▸ WHAT THE TASK REQUIRES: When a line below holds the string "nullptr", show that line.
=== Section Start ===
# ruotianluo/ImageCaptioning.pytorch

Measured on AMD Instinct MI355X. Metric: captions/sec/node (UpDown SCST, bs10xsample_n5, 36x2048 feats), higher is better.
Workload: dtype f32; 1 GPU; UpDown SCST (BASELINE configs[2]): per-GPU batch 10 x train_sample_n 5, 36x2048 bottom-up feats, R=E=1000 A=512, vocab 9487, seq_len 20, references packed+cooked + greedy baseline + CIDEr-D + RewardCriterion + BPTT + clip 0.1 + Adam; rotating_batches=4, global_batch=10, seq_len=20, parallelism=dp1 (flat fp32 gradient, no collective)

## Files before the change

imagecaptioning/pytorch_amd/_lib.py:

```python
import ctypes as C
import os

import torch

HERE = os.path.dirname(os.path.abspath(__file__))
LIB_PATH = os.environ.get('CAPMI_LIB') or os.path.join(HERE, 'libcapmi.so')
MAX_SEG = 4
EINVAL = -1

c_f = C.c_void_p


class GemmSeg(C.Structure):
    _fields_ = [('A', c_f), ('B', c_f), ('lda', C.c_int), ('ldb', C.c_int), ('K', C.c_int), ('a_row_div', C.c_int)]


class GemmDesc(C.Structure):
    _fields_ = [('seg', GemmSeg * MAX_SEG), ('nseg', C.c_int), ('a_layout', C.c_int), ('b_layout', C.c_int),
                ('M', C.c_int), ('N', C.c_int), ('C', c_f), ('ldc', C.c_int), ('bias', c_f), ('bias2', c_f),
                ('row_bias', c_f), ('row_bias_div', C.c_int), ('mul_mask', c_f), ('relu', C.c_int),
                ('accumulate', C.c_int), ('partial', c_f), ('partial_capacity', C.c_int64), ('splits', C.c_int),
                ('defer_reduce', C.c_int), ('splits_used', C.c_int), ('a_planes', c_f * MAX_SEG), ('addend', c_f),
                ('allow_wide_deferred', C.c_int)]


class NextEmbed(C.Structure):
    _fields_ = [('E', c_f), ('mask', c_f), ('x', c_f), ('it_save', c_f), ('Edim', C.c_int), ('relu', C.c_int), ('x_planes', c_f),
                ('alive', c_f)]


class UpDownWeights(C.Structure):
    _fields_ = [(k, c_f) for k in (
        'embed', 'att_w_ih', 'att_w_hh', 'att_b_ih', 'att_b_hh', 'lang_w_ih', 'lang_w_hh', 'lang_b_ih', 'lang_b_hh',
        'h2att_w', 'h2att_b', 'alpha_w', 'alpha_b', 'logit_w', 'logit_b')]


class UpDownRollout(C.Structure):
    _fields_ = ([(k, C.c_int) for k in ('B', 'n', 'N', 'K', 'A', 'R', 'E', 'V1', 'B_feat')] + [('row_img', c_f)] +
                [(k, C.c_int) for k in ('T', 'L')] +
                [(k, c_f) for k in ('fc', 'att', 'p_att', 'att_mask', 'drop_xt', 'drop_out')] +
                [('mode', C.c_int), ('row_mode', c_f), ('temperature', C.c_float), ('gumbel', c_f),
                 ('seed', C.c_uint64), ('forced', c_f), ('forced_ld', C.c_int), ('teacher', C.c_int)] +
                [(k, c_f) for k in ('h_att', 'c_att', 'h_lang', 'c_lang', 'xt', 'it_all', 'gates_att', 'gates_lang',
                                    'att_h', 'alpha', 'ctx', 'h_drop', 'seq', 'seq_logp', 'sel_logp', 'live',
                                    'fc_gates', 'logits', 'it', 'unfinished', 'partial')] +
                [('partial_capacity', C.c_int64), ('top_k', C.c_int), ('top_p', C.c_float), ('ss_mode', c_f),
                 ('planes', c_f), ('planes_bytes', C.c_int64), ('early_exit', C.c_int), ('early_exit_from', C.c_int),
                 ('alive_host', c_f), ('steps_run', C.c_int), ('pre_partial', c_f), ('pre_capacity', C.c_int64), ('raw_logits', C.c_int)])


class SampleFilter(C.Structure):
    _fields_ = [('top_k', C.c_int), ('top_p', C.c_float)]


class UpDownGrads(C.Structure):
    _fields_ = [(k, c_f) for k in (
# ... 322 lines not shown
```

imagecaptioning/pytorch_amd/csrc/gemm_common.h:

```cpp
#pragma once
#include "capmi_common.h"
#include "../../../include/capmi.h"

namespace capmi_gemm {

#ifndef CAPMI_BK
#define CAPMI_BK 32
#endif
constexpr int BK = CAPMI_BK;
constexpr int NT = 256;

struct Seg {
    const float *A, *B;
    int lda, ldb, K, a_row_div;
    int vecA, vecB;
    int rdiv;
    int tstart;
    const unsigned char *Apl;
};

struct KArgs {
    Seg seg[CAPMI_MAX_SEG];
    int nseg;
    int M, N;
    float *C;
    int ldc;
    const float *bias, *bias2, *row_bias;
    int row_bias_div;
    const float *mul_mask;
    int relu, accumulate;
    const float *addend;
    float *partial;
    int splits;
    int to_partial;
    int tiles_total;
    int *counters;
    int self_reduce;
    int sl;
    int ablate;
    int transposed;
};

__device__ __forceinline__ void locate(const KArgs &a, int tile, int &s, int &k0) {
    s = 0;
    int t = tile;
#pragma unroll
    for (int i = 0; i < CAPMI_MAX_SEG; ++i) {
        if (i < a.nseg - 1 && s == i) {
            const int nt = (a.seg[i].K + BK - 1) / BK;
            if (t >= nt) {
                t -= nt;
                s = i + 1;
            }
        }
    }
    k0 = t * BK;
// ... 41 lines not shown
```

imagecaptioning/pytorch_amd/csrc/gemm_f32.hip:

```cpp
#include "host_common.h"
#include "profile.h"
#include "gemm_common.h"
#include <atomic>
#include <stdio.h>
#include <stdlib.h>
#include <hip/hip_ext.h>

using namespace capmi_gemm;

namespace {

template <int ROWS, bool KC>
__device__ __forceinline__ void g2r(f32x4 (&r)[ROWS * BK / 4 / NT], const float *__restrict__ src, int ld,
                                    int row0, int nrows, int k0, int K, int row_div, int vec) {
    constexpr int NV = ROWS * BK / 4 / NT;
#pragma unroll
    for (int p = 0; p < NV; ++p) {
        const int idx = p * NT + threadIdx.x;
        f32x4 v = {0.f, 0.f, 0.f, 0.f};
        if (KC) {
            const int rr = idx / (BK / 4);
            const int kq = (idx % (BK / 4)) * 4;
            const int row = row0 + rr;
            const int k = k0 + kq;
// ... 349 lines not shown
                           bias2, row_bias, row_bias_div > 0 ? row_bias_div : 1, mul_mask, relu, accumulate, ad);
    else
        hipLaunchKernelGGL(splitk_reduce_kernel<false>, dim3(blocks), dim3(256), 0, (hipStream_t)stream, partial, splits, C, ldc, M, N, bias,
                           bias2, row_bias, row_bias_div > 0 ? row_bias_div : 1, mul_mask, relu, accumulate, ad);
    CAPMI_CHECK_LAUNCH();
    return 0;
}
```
=== Section End ===
=== Section Start ===
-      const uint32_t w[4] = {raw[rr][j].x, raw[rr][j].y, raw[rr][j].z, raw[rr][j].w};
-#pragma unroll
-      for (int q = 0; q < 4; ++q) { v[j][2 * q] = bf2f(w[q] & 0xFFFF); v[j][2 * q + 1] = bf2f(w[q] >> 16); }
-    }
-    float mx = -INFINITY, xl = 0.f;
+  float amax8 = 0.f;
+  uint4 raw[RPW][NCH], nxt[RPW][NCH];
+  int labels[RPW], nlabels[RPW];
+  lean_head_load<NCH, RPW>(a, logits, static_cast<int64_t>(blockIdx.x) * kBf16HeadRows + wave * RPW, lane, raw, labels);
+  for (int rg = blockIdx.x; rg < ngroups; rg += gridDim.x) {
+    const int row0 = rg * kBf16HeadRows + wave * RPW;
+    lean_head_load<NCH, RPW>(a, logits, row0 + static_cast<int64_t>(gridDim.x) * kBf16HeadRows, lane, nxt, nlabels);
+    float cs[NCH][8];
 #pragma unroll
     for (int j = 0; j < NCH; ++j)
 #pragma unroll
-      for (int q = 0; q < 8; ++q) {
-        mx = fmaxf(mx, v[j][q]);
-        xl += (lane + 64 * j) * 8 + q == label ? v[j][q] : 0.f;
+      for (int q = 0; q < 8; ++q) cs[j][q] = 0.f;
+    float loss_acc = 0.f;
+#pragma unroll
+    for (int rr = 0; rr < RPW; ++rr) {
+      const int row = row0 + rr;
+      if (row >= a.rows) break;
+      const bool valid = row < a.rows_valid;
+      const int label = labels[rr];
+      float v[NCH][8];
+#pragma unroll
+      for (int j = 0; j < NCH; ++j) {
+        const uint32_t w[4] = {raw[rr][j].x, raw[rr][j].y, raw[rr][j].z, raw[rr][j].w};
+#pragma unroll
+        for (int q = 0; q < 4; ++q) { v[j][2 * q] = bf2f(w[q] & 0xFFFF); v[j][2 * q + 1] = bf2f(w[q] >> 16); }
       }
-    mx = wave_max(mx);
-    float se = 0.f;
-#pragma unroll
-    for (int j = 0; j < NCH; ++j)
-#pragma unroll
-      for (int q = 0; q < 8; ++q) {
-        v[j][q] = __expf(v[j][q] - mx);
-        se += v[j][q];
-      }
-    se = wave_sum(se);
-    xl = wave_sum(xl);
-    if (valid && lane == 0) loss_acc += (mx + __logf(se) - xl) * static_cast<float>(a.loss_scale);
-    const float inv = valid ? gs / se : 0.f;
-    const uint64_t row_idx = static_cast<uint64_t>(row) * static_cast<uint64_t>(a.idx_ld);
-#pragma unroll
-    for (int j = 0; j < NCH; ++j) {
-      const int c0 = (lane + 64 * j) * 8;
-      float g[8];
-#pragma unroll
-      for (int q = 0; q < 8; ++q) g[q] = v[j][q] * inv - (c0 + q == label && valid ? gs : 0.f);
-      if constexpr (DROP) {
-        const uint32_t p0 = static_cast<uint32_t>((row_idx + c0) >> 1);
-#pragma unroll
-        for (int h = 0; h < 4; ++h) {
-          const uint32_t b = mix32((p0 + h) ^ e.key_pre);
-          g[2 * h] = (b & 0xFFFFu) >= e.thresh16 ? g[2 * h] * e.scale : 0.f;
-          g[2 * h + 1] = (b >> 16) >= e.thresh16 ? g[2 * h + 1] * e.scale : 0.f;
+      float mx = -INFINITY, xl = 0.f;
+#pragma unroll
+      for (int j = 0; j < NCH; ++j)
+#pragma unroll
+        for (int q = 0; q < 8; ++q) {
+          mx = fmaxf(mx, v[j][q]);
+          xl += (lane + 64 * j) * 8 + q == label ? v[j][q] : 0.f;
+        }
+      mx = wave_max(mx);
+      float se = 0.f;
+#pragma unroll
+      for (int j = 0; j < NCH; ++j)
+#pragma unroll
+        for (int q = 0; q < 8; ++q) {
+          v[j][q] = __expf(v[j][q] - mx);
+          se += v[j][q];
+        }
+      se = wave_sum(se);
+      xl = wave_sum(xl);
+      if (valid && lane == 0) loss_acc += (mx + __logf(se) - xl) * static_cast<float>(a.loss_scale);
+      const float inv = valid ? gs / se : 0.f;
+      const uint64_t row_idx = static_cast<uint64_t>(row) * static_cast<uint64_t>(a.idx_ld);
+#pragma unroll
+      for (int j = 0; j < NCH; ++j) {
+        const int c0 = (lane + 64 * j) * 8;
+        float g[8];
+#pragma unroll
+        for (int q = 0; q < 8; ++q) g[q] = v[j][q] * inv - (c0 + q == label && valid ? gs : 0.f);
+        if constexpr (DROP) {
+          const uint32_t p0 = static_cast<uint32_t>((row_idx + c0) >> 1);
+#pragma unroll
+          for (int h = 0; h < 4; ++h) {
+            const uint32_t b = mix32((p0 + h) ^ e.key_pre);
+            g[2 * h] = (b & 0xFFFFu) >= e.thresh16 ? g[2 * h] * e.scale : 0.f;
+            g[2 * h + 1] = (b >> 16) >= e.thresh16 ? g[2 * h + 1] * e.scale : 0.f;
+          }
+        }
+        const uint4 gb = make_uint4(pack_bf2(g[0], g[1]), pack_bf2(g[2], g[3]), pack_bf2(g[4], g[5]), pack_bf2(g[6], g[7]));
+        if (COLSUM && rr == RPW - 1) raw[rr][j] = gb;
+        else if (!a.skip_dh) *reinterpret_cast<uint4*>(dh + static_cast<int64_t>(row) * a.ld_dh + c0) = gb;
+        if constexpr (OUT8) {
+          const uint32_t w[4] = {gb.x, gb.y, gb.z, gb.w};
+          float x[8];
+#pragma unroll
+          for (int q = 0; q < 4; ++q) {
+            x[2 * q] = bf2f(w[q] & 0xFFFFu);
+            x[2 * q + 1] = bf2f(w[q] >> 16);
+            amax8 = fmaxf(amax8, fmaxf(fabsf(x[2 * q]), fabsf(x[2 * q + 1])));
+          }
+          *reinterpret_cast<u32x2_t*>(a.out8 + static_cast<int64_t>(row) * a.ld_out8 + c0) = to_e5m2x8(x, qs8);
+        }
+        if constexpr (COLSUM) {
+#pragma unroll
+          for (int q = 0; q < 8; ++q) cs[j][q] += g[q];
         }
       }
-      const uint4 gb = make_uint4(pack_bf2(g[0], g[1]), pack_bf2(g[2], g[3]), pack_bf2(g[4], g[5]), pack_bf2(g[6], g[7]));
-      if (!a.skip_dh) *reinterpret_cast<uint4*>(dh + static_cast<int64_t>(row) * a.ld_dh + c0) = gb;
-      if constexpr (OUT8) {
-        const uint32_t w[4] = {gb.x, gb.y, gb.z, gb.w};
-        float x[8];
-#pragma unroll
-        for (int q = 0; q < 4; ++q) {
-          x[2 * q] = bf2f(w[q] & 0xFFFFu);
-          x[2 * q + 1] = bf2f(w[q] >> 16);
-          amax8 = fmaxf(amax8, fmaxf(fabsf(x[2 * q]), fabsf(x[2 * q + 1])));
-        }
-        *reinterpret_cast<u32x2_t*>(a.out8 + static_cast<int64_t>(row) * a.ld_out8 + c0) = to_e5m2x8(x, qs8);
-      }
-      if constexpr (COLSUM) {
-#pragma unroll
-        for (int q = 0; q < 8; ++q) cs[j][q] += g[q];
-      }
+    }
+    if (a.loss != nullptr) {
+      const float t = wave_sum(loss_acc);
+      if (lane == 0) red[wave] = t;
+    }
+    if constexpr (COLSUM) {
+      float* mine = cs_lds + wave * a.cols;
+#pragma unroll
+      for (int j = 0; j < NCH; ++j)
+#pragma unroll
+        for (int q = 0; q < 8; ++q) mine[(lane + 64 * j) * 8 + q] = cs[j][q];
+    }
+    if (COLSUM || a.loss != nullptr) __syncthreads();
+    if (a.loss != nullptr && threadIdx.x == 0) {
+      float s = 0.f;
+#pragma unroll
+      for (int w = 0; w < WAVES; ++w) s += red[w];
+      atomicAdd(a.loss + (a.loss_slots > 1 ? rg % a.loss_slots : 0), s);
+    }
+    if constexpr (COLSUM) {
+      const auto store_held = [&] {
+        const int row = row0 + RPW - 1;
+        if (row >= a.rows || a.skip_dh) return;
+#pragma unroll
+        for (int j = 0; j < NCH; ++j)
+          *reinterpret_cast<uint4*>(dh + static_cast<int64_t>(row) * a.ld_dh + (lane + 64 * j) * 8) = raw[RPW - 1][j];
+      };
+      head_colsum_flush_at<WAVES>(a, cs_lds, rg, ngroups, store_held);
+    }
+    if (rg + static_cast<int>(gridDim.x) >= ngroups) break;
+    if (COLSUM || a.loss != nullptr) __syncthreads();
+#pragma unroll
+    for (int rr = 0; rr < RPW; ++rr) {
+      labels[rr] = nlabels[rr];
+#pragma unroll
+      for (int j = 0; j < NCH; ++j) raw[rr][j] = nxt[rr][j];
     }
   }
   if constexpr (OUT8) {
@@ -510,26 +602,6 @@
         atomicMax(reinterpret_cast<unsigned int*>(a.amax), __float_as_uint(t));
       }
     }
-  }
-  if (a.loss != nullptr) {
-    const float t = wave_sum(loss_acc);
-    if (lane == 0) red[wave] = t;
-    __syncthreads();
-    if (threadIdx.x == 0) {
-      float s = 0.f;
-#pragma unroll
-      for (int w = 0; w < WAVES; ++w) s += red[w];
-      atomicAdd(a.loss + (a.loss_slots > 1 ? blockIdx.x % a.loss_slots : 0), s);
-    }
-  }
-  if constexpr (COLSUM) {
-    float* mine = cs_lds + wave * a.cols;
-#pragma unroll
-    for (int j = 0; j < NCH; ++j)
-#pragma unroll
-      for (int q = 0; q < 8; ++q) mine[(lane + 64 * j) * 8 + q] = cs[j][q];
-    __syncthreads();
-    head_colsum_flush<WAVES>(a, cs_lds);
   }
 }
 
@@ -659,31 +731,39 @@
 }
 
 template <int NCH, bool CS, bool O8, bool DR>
=== Section End ===
▸ TASK OUTPUT:
+    if (a.loss != nullptr) {
+    if (COLSUM || a.loss != nullptr) __syncthreads();
+    if (a.loss != nullptr && threadIdx.x == 0) {
+    if (COLSUM || a.loss != nullptr) __syncthreads();
-  if (a.loss != nullptr) {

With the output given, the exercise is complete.